Write out, unaltered, each line from the top of the records below down to the line where "Measured on AMD" appears, that line included.
BEGIN Data listing
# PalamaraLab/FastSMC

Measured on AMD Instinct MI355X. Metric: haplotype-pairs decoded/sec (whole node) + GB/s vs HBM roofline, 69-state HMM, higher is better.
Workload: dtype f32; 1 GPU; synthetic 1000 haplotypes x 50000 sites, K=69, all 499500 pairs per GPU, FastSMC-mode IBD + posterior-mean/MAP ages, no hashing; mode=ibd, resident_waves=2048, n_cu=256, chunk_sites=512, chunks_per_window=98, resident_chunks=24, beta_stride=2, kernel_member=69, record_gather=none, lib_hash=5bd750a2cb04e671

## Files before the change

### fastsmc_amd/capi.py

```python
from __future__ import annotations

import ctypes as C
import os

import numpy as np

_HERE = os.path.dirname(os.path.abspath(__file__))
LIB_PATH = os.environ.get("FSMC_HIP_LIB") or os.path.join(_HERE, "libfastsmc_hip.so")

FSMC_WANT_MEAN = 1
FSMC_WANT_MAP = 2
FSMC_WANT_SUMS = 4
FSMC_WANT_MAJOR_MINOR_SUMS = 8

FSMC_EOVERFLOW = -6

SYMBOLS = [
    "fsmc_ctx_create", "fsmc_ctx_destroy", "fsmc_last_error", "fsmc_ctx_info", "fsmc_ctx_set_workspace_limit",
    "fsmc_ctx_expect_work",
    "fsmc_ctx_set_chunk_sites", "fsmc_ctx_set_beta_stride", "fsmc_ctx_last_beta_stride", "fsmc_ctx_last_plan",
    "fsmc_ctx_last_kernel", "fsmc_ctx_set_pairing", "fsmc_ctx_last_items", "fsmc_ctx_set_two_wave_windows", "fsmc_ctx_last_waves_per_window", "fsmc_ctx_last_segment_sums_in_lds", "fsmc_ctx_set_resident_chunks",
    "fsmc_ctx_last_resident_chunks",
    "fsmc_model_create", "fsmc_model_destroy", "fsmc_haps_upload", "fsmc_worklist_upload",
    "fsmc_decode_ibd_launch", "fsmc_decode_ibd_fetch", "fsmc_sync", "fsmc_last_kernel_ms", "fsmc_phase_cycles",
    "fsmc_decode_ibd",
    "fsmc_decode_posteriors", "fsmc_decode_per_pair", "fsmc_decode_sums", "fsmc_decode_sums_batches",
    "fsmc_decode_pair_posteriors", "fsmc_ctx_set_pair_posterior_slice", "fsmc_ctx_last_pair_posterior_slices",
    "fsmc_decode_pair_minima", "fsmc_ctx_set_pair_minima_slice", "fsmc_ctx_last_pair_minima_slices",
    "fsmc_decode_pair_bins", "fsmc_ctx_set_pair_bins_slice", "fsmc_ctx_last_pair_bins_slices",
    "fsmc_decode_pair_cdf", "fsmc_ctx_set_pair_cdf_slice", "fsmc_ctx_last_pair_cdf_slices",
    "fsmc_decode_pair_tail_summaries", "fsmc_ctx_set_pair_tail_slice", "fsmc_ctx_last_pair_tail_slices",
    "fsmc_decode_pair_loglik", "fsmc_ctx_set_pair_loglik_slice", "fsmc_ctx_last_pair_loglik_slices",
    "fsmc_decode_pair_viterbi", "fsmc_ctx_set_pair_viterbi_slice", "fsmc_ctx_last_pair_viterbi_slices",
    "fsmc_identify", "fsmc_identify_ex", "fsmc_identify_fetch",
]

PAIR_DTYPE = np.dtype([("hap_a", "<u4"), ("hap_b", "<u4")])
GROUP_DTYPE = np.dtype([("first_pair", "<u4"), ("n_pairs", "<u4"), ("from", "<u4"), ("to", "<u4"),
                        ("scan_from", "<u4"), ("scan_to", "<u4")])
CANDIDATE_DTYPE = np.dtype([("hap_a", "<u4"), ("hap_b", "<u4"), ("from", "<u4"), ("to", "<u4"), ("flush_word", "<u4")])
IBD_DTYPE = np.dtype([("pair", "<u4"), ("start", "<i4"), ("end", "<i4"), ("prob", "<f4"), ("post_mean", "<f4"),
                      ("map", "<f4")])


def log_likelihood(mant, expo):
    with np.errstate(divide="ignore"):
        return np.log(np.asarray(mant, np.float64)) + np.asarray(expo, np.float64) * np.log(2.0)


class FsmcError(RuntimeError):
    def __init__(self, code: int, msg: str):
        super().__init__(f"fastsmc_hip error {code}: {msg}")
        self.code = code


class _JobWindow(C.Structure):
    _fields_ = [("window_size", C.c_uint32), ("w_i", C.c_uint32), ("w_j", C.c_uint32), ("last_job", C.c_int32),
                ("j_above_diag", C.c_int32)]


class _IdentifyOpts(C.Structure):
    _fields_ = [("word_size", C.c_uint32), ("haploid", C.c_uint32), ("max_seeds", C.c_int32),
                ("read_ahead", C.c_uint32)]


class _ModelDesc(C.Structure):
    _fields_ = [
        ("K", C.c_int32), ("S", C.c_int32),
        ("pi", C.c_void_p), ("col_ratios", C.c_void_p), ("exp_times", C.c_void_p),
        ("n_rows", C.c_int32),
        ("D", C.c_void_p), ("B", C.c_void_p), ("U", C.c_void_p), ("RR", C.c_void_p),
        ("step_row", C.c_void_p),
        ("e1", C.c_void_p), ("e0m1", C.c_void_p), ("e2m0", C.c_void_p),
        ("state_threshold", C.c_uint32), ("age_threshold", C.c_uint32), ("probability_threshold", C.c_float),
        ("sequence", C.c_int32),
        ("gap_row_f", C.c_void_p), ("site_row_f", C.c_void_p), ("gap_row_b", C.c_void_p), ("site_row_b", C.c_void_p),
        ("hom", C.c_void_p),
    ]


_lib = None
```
END Data listing
▶ **Your solution**
# PalamaraLab/FastSMC

Measured on AMD Instinct MI355X. Metric: haplotype-pairs decoded/sec (whole node) + GB/s vs HBM roofline, 69-state HMM, higher is better.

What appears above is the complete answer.